The great Dutch theologian of the Nadere Reformatie, Petrus van Mastricht (1630-1706), has only recently been introduced to the English-speaking world with the publication of his Theoretica-practica theologia (Theoretical and Practical Theology). In this article we will survey past scholarship on Mastricht, anticipating that further studies will emerge in the light of this new translation.

Jonathan Edwards: Better than Turretin

In 1747, Jonathan Edwards wrote the following to Joseph Bellamy:

As to the books you speak of: Mastricht is sometimes in one volume, a very large thick quarto, sometimes in two quarto volumes. I believe it could not be had new under 8 or 10 pounds. Turretin is in three volumes in quarto, and would probably be about the same price. They are both excellent. Turretin is on polemical divinity, on the 5 points & all other controversial points, & is much larger in these than Mastricht, & is better for one that desires only to be thoroughly versed in controversies. But take Mastricht for divinity in general, doctrine, practice & controversy, or as an universal system of divinity; & it is much better than Turretin or any other book in the world, excepting the Bible, in my opinion.

Richard Muller: Locating Mastricht

In his Post-Reformation Reformed Dogmatics, Richard Muller locates Mastricht within the era of high orthodoxy (ca. 1640–1685–1725). Muller notes that at this time the “architectonic clarity of early orthodoxy is replaced to a certain extent or at least put to the service of a more broadly developed and even discursive system.”[1] There is an expansion of polemical argumentation and the creative phase of early orthodoxy gives way to a phase of elaboration, refinement, and modification, which is evident in such prominent theologians as Voetius, Turretin, and Mastricht. Muller goes on to describe the posture towards philosophy during this time as Reformed theology now encountered the new ideas of autonomy introduced by the Enlightenment:

Among the major transitions that took place as Reformed theology passed from early orthodoxy into the high orthodox era was the transition from a philosophical development focused on the reception, assessment, and critical appropriation of the various trajectories of Christian Aristotelianism and of the late Renaissance developments … to the encounter of these older, highly nuanced approach with the new rationalists of the seventeenth century. … [T]he high orthodox, ca. 1640, were beginning to feel the impact of Cartesian thought. Just as the early orthodox era manifests not a monolithic appropriation of the older Aristotelian philosophies, but the reception of elements of various trajectories, so does the high orthodox era manifest varied receptions of the newer rationalism among the Reformed, and, indeed, the continuance of themes and issues from the older trajectories, now modified and altered by the changed philosophical context. Specifically, elements of the older Thomism, Scotism, and nominalism can still be detected as mediated through and modified by philosophical currents in the late sixteenth and early seventeenth centuries—and elements of Cartesian thought and its modifications can also be found both debated and appropriated by various individual Reformed thinkers.[2]
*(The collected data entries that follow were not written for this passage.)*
int backward_planes(const dgm_mlp_params* p, int N, const float* dOut, int temb_stride, const Ws& w, float* const* dW, float* const* db,
                    float* dWh, float* dbh, float* dtemb, hipStream_t st, const bool fold, const bool all5, const float* x_in = nullptr,
                    float* dX = nullptr) {
    const P4Plan pl = p4_plan(N);
    const int nt = pl.ntiles, gx = nt < num_cus() ? nt : num_cus();
    const int sk = p->skip_layer;
    const int EW = fold ? 64 : MLP_EMB;
    hipLaunchKernelGGL(mlp_dout4_kernel, dim3((nt + 3) / 4), dim3(256), 0, st, N, nt, p->n_out, dOut, w.Dp, w.Dexp, w.partial_hb);
    unsigned char* G = (unsigned char*)w.Ga;
    unsigned char* Gn = (unsigned char*)w.Gb;
    int *Ge = w.Gexp[0], *Gne = w.Gexp[1];
    Gemm4Args a;
    memset(&a, 0, sizeof(a));
    a.ntiles = nt, a.M = N, a.exps_limit = p4_exps_limit();
    a.A = w.Dp, a.Aexp = w.Dexp, a.Bp = w.Wh4b, a.b_inv = w.wsc_hb, a.mask_in = w.mask[7], a.C = G, a.Cexp = Ge;
    Dw4Args d;
    memset(&d, 0, sizeof(d));
    d.ntiles = nt, d.tiles_per_chunk = pl.tiles_per_chunk;
    d.X = (const unsigned char*)w.Y[7], d.Xexp = w.Yexp[7], d.G = w.Dp, d.Gexp = w.Dexp, d.partial = w.partial_h, d.chunk_stride = 0;
    d.partial_db = nullptr;
    {
        static const int mult = [] { const char* e = getenv("DGM_P4_G7_MULT"); return e ? atoi(e) : 2; }();
        const int g7 = nt < mult * num_cus() ? nt : mult * num_cus();
        if (fold) P4_LAUNCH((mlp_gemm4_kernel<1, 128, 64, 1, false, 8, true>), CfgG7C::LDS, g7, st, a)
        else P4_LAUNCH((mlp_gemm4_kernel<1, 128, 64, 1, false, 8>), CfgG7::LDS, g7, st, a)
    }
    P4_LAUNCH((mlp_dw4_kernel<8, 1, 1024, 512, 128, 64>), CfgDwH::LDS, pl.chunks, st, d)
    ReduceDwBatch rb;
    rb.emb_dim = p->emb_dim, rb.n_jobs = 0;
    int rb_blocks = 0, n_pending = 0;
    auto add_job = [&](int slot, int chunks, int db_rows, int Kp, int in_features, int dst_off, const float* partial,
                       const float* partial_db, float* dWp, float* dbp) {
        ReduceDwJob& jb = rb.job[slot];
        jb.chunks = chunks, jb.db_rows = db_rows, jb.Kp = Kp, jb.in_features = in_features, jb.nblocks = reduce_dw_blocks(Kp);
        jb.emb_rows = EW, jb.k_valid = fold ? MLP_XE : p->emb_dim;
        jb.dst_off = dst_off, jb.partial = partial, jb.partial_db = partial_db, jb.dW = dWp, jb.db = dbp;
        if (jb.nblocks > rb_blocks) rb_blocks = jb.nblocks;
    };
    int n_dw = p4_pair_split(nt, gx);
    if (n_dw > pl.chunks) n_dw = pl.chunks;
    const bool per_row_t = temb_stride != 0 && dtemb != nullptr;
    if (per_row_t && dX) return mlp_fail("mlp_backward: position gradients need a broadcast time row");
    for (int l = 7; l >= 0; l--) {
        const int Kp = l == 0 ? EW : (l == sk ? EW + MLP_W : MLP_W);
        const bool paired = n_dw > 0 && l >= 1;
        const int tpc_pair = paired ? (nt + n_dw - 1) / n_dw : 0;
        const int chunks_l = paired ? (nt + tpc_pair - 1) / tpc_pair : pl.chunks;
        if (l >= 1) {
            a.A = G, a.Aexp = Ge, a.Bp = w.Wd3[l], a.b_inv = w.wsc_d[l], a.mask_in = w.mask[l - 1], a.C = Gn, a.Cexp = Gne;
        }
        d.G = G, d.Gexp = Ge;
        if (dX && (l == sk || l == 0))
            hipLaunchKernelGGL(mlp_dx4_kernel, dim3(nt), dim3(256), 0, st, N, (const unsigned char*)G, (const int*)Ge, p->W[l],
                               layer_in(p, l), 0, MLP_XE, reinterpret_cast<float*>(w.Cin), l == 0 ? 1 : 0, x_in, dX, 0);
        if (per_row_t && (l == sk || l == 0))
            hipLaunchKernelGGL(mlp_dx4_kernel, dim3(nt), dim3(256), 0, st, N, (const unsigned char*)G, (const int*)Ge, p->W[l],
                               layer_in(p, l), MLP_XE, p->t_dim, reinterpret_cast<float*>(w.Cin), l == 0 ? 2 : 0, (const float*)nullptr,
                               dtemb, p->t_dim);
        float* part_emb = w.partial_l[l];
        float* part_trunk = w.partial_l[l] + (l == sk ? (size_t)EW * MLP_W : 0);
        size_t stride_emb = (size_t)Kp * MLP_W, stride_trunk = (size_t)Kp * MLP_W;
        if (paired && l == sk) {
            part_trunk = w.partial_l[l], stride_trunk = (size_t)MLP_W * MLP_W;
            part_emb = w.partial_l[l] + (size_t)n_dw * MLP_W * MLP_W, stride_emb = (size_t)EW * MLP_W;
        }
        if (l == 0 || l == sk) {
            d.tiles_per_chunk = pl.tiles_per_chunk;
            d.X = (const unsigned char*)w.emb, d.Xexp = w.Eexp, d.partial = part_emb, d.chunk_stride = stride_emb, d.partial_db = w.partial_db_l[l];
            if (fold) P4_LAUNCH((mlp_dw4_kernel<2, 8, 256, 128, 1024, 512>), CfgDwE64::LDS, pl.chunks, st, d)
            else P4_LAUNCH((mlp_dw4_kernel<3, 8, 384, 192, 1024, 512>), CfgDwE::LDS, pl.chunks, st, d)
        }
        if (l != 0) {
            d.tiles_per_chunk = paired ? tpc_pair : pl.tiles_per_chunk;
            d.X = (const unsigned char*)w.Y[l - 1], d.Xexp = w.Yexp[l - 1];
            d.partial = part_trunk, d.chunk_stride = stride_trunk;
            d.partial_db = l == sk ? nullptr : w.partial_db_l[l];
        }
        if (paired) {
            dgm::prof_begin(DGM_STAGE_MLP_BWD_PAIR, st);
            {
                static bool done_[DGM_MAX_DEVICES] = {false}, donec_[DGM_MAX_DEVICES] = {false};
                constexpr int LDS_PAIR = CfgBwdC::LDS > CfgDw::LDS ? CfgBwdC::LDS : CfgDw::LDS;
                if ((fold ? p4_lds_attr(mlp_bwd_pair_kernel<true>, LDS_PAIR, &donec_[current_device_slot()])
                          : p4_lds_attr(mlp_bwd_pair_kernel<false>, LDS_PAIR, &done_[current_device_slot()])) != hipSuccess)
                    return mlp_fail("mlp: cannot raise the LDS limit of mlp_bwd_pair_kernel");
                const int grid = n_dw + (gx - n_dw > 0 ? gx - n_dw : 1);
                static const int chunk_env = [] { const char* e = getenv("DGM_MLP_PAIR_CHUNKED"); return e ? atoi(e) : 1; }();
                const int chunked = (chunk_env && grid - n_dw == n_dw && (n_dw % 8) == 0) ? 1 : 0;
                if (fold) hipLaunchKernelGGL(mlp_bwd_pair_kernel<true>, dim3(grid), dim3(512), LDS_PAIR, st, a, d, n_dw, chunked);
                else hipLaunchKernelGGL(mlp_bwd_pair_kernel<false>, dim3(grid), dim3(512), LDS_PAIR, st, a, d, n_dw, chunked);
            }
            dgm::prof_end(DGM_STAGE_MLP_BWD_PAIR, st);
        } else if (l >= 1) {
            dgm::prof_begin(DGM_STAGE_MLP_LAYER_BWD, st);
            if (all5) {
                Gemm5Args b;
                memset(&b, 0, sizeof(b));
                b.ntiles = nt, b.M = N, b.exps_limit = a.exps_limit;
                b.A = a.A, b.Aexp = a.Aexp, b.Bp = a.Bp, b.b_inv = a.b_inv, b.mask_in = a.mask_in, b.C = a.C, b.Cexp = a.Cexp;
                P5_LAUNCH((mlp_gemm5_kernel<0, 1>), Cfg5Bwd::LDS, gx, st, b)
            } else if (fold)
                P4_LAUNCH((mlp_gemm4_kernel<16, 1024, 512, 1, false, 8, true>), CfgBwdC::LDS, gx, st, a)
            else
                P4_LAUNCH((mlp_gemm4_kernel<16, 1024, 512, 1, false, 8>), CfgBwd::LDS, gx, st, a)
            dgm::prof_end(DGM_STAGE_MLP_LAYER_BWD, st);
            dgm::prof_begin(DGM_STAGE_MLP_LAYER_DW, st);
            P4_LAUNCH((mlp_dw4_kernel<8, 8, 1024, 512, 1024, 512>), CfgDw::LDS, chunks_l, st, d)
            dgm::prof_end(DGM_STAGE_MLP_LAYER_DW, st);
        }
        if (paired && l == sk) {
            add_job(n_pending++, pl.chunks, 8 * pl.chunks, EW, layer_in(p, l), 0, part_emb, w.partial_db_l[l], dW[l], db[l]);
            add_job(n_pending++, chunks_l, 0, MLP_W, layer_in(p, l), p->emb_dim, part_trunk, nullptr, dW[l], nullptr);
        } else
            add_job(n_pending++, chunks_l, 8 * chunks_l, Kp, layer_in(p, l), 0, w.partial_l[l], w.partial_db_l[l], dW[l], db[l]);
        if (l >= 1) {
            unsigned char* t = G;
            G = Gn, Gn = t;
            int* te = Ge;
            Ge = Gne, Gne = te;
        }
    }
    rb.n_jobs = n_pending;
    rb.h_chunks = pl.chunks, rb.h_bchunks = nt, rb.h_nout = p->n_out, rb.h_partial_W = w.partial_h, rb.h_partial_b = w.partial_hb;
    rb.h_dW = dWh, rb.h_db = dbh;
    hipLaunchKernelGGL(mlp_reduce_dw_all_kernel, dim3(rb_blocks, rb.n_jobs + 1), dim3(256), 0, st, rb);
    if (fold) {
        FoldGradArgs f;
        f.dW[0] = dW[0], f.db[0] = db[0], f.W[0] = p->W[0], f.in_features[0] = layer_in(p, 0);
        f.dW[1] = dW[sk], f.db[1] = db[sk], f.W[1] = p->W[sk], f.in_features[1] = layer_in(p, sk);
        f.temb = w.temb_row, f.T = p->t_dim, f.dtemb = (dtemb != nullptr && !per_row_t) ? dtemb : nullptr;
        hipLaunchKernelGGL(mlp_fold_grad_kernel, dim3(f.dtemb != nullptr ? 3 : 2, p->t_dim), dim3(256), 0, st, f);
    } else if (dtemb != nullptr && !per_row_t)
        hipLaunchKernelGGL(mlp_dtemb_bcast_kernel, dim3(p->t_dim), dim3(256), 0, st, p->t_dim, db[0], p->W[0], layer_in(p, 0),
                           db[sk], p->W[sk], layer_in(p, sk), dtemb);
    hipError_t e = hipGetLastError();
    if (e != hipSuccess) return mlp_fail(hipGetErrorString(e));
    return 0;
}
}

Gisbertus Voetius (1589-1676) had waged a strong polemic against the encroachment of Cartesianism upon the church and theology, which sought to subvert the authority of Scripture to an alien philosophy and special revelation to autonomous human reasoning. This mantle of maintaining the basic Reformation principle of sola Scriptura would be taken up by Mastricht at the University of Utrecht. In a future article we will consider Mastricht’s polemic against Cartesianism.

Ernst Bizer: Mastricht First Introduced into the English World

The Reformed scholastics in the Netherlands, including Mastricht, were first introduced into the English world with Ernst Bizer’s essay that was translated from the German in 1965.[3] This was the primary source at the time in English on conservative Calvinism in the Dutch Republic. He purports a pro-Cartesian interpretation of the Dutch Reformed theologians and argues that while Mastricht and others opposed Cartesianism, they were nevertheless “bound to confuse their outmoded worldview with their faith [and] their concept of truth was closer to the ‘new philosophy’ than is suspect.”[4] This view, however, has been challenged by more recent scholarship.

Aza Goudriaan: The Relationship between Philosophy and Scripture

Aza Goudriaan, in his volume, Reformed Orthodoxy and Philosophy, 1625–1750, focuses on the relationship of theology and philosophy as formulated in the thought of three key Dutch Reformed theologians: Gisbertus Voetius (1589–1676), Petrus van Mastricht (1630–1706), and Anthonius Driessen (1684–1748).[5] All three were at the forefront of the philosophical debates that swirled in the Dutch Republic in the seventeenth and eighteenth centuries, especially instigated by the arrival of Renee Descartes (1596–1650) in the Netherlands in 1628. “If it is true,” Goudriaan writes, “that orthodox Protestant theologians made more extensive use of philosophy than the Reformation itself, the question can be posed how they actually used philosophy. Or it can be asked what theological positions they held in areas that philosophers could also reckon to their territory.”[6] By studying these three theologians, Goudriaan “seeks to understand better how Dutch Reformed theology integrated and responded to philosophical views in the period from 1625 through 1750.”[7]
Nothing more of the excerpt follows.